Gov. Paul LePage on Saturday said he’s willing to meet with the NAACP, one day after his comments toward the group sparked outrage.
“The governor said today he’d be willing to meet with the NAACP to discuss issues regarding all Maine’s people,” said Dan Demeritt, LePage’s spokesman. No specific time for the meeting has been set, he said.
LePage made national headlines Friday when he said the NAACP could “kiss my butt” for questioning his decision to decline its invitations to Dr. Martin Luther King Jr. Day events scheduled for this evening and Monday. The governor also called the group a “special interest” and said he wouldn’t be “held hostage” by special interest groups.
Rachel Talbot Ross, state director of the National Association for the Advancement of Colored People and president of the group’s Portland branch, said she hadn’t heard from the governor’s office as of Saturday night but was “very pleased” that LePage had offered to meet.
She said one goal of a meeting would be to “educate the governor about the difference between a special interest group and the goals and agenda of the NAACP.”
Ross said she wants to “get beyond this and move toward a more respectful discourse” with LePage. “I do hope that the meeting can take place sooner, rather than later.”
Maine governors have historically attended Dr. Martin Luther King Day Jr. events, alternating between breakfasts in Portland and Bangor. For instance, Gov. John Baldacci attended the breakfasts for seven of his eight years in office, missing only 2009, when he was attending President Obama’s inauguration.
This year, the Portland NAACP is having a dinner this evening to mark the 30th anniversary of the celebration.
Demeritt declined to specify what personal commitments are keeping the governor from the dinner in Portland. LePage is scheduled to attend the funeral of a retired state trooper in Vassalboro on Monday, according to his office.
The NAACP on Saturday issued another news release containing further scathing criticisms of the governor and his comments.
“The tone Gov. Paul LePage has set just after 10 days in office should be an offense to all Mainers and the office he has been entrusted to lead with civility, honesty, and decorum fitting of our highest elected official,” Ross, the state NAACP director, said in the release.

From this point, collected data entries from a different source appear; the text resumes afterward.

struct PdBwdArgs {
    DgBwdArgs m;
    const int32_t* tptr; const int32_t* tdst; const float* tw; int n_src;
    const float* agg; int64_t ld_agg; int c1;
    const float* w2; int64_t w2_sk, w2_sn;
    const float* row_scale;
    float* gw; int64_t ld_gw;
    float* dw2; float* db2;
    const int32_t* wg_rows;
    int rows_per_wg;
    int dbg;
};

constexpr int PD_RIDERS = 3;
struct PdRiders {
    int count;
    int first[PD_RIDERS + 1];
    SlabArgs s[PD_RIDERS];
};

constexpr int PD_OFF_WH = 0;
constexpr int PD_OFF_W2 = 4096;
constexpr int PD_OFF_GH = 8192;
constexpr int PD_OFF_AGG = 12288;
constexpr int PD_OFF_TQ = 16384;
constexpr int PD_CHUNK_E = 512;
constexpr int PD_PROD = 16384;
constexpr int PD_OFF_PROD = 20480;
constexpr int PD_OFF_EID = PD_OFF_PROD + PD_PROD;
constexpr int PD_ROWS = 4;
constexpr int PD_WH_WGS = 8;
constexpr int PD_LDS = PD_OFF_EID + 2 * PD_CHUNK_E + 128;
static_assert(PD_LDS >= DG_STAGE + 4096 && PD_LDS * 4 <= 160 * 1024 && PD_LDS >= SLAB_RED_FLOATS, "LDS layout");
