template <typename TF>
__global__ __launch_bounds__(256) void k_prec_stage1_v2(PlStokesOp op, PlVvOpT<TF> vop, const double* __restrict__ rs,
                                                        double* __restrict__ z, TF* __restrict__ f, TF* __restrict__ v1, double c2,
                                                        double fscale, double v1scale) {
    typedef typename PlVec2<TF>::type VF2;
    const PlGeom& g = op.g;
    const int lane = threadIdx.x;
    const int lj0 = (blockIdx.x * 64 + lane) * 2;
    const int li = blockIdx.y * 4 + threadIdx.y;
    if (li >= g.lnz) return;
    const bool has_right = (lj0 + 2) < g.lnx;
    const int p = g.pitch, nz = g.nz, nx = g.nx;
    const long long PLN = g.plane;
    const int c = (int)pl_idx(g, li, lj0);
    const int i = g.gi0 + li;
    const int jw = g.gj0 + blockIdx.x * 128;
    (void)nz; (void)nx;
    if (!stage1_fast_wave(g, i, jw, blockIdx.x, op.anchor_i, op.anchor_j, op.wall_ps)) {
        for (int q = 0; q < 2 && lj0 + q < g.lnx; q++) stage1_node(op, vop, rs, z, f, li, lj0 + q, fscale);
        return;
    }
#define ROW(ptr, dr, w, e) load_row2((ptr) + (long long)c - lj0 + (long long)(dr) * p, lj0, true, w, e, lane, has_right)
    const double2 rz = *reinterpret_cast<const double2*>(rs + c), rx = *reinterpret_cast<const double2*>(rs + PLN + c);
    const Row2 rp_i = ROW(rs + 2 * PLN, 0, true, false), rp_s = ROW(rs + 2 * PLN, -1, false, false);
    const Row2 en_s = ROW(op.etan, -1, false, false), en_i = ROW(op.etan, 0, true, false);
    const Row2 es_i = ROW(op.etas, 0, false, true), es_n = ROW(op.etas, 1, false, false);
#undef ROW
    const Row2 t_rdx = load_row2(g.rdx + PL_TOFF + g.gj0, lj0, true, true, false, lane, has_right);
    const Row2 t_rDx = load_row2(g.rDx + PL_TOFF + g.gj0, lj0, true, false, true, lane, has_right);
    const double rdz_i = TB(g.rdz, i), rdz_m = TB(g.rdz, i - 1), rDz_i = TB(g.rDz, i), rDz_p = TB(g.rDz, i + 1);
    const double Az = 4.0 * rdz_i * rDz_i, Azm = 4.0 * rdz_m * rDz_i, r2 = 2.0 * rdz_i, twoKc = 2.0 * op.Kc, Pz = twoKc * rDz_i;
    const double iKc = op.iKc;
    double fz[2], fx[2], zp[2], dz[2], dx[2];
    {
        const double rdx_j = t_rdx.v.x, rdx_m = t_rdx.w, rDx_j = t_rDx.v.x, rDx_p = t_rDx.v.y, k2 = 2.0 * rdx_j, B4 = 4.0 * rDx_j;
        zp[0] = rp_i.v.x * (rdx_j + rdz_i) * en_i.v.x * iKc;
        const double zp_s = rp_s.v.x * (rdx_j + rdz_m) * en_s.v.x * iKc, zp_w = rp_i.w * (rdx_m + rdz_i) * en_i.w * iKc;
        const double sz = en_i.v.x * Az + en_s.v.x * Azm + (es_i.v.y * k2) * rDx_p + (es_i.v.x * k2) * rDx_j;
        const double sx = en_i.v.x * (B4 * rdx_j) + en_i.w * (B4 * rdx_m) + (es_n.v.x * r2) * rDz_p + (es_i.v.x * r2) * rDz_i;
        fz[0] = rz.x * sz + Pz * (zp[0] - zp_s);
        fx[0] = rx.x * sx + (twoKc * rDx_j) * (zp[0] - zp_w);
        dz[0] = sz; dx[0] = sx;
    }
    {
        const double rdx_j = t_rdx.v.y, rdx_m = t_rdx.v.x, rDx_j = t_rDx.v.y, rDx_p = t_rDx.e, k2 = 2.0 * rdx_j, B4 = 4.0 * rDx_j;
        zp[1] = rp_i.v.y * (rdx_j + rdz_i) * en_i.v.y * iKc;
        const double zp_s = rp_s.v.y * (rdx_j + rdz_m) * en_s.v.y * iKc;
        const double sz = en_i.v.y * Az + en_s.v.y * Azm + (es_i.e * k2) * rDx_p + (es_i.v.y * k2) * rDx_j;
        const double sx = en_i.v.y * (B4 * rdx_j) + en_i.v.x * (B4 * rdx_m) + (es_n.v.y * r2) * rDz_p + (es_i.v.y * r2) * rDz_i;
        fz[1] = rz.y * sz + Pz * (zp[1] - zp_s);
        fx[1] = rx.y * sx + (twoKc * rDx_j) * (zp[1] - zp[0]);
        dz[1] = sz; dx[1] = sx;
    }
    *reinterpret_cast<VF2*>(f + c) = PlVec2<TF>::make((TF)(fz[0] * fscale), (TF)(fz[1] * fscale));
    *reinterpret_cast<VF2*>(f + PLN + c) = PlVec2<TF>::make((TF)(fx[0] * fscale), (TF)(fx[1] * fscale));
    *reinterpret_cast<double2*>(z + 2 * PLN + c) = make_double2(zp[0], zp[1]);
    if (v1) {
        const double nc2 = -c2 * v1scale;
        *reinterpret_cast<VF2*>(v1 + c) = PlVec2<TF>::make((TF)((nc2 * fz[0]) * pl_rcp(dz[0])), (TF)((nc2 * fz[1]) * pl_rcp(dz[1])));
        *reinterpret_cast<VF2*>(v1 + PLN + c) = PlVec2<TF>::make((TF)((nc2 * fx[0]) * pl_rcp(dx[0])), (TF)((nc2 * fx[1]) * pl_rcp(dx[1])));
    }
}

“The Maine NAACP is very concerned that after several attempts to meet with the governor, over a period of eight months, coupled with a policy decision that will severely impact our immigrant brothers and sisters made on his very first day in office, that a pattern may be being established of failing to reach out and engage the diverse communities of Maine,” she said.
The NAACP, along with other groups, is planning a rally in Portland on Monday against LePage’s recent rescinding of an executive order that prohibited state workers, except for those in law enforcement, from inquiring about a person’s immigration status.
Demeritt said LePage, in being willing to meet with the NAACP, wants to get past this issue and address issues that are important to all Mainers.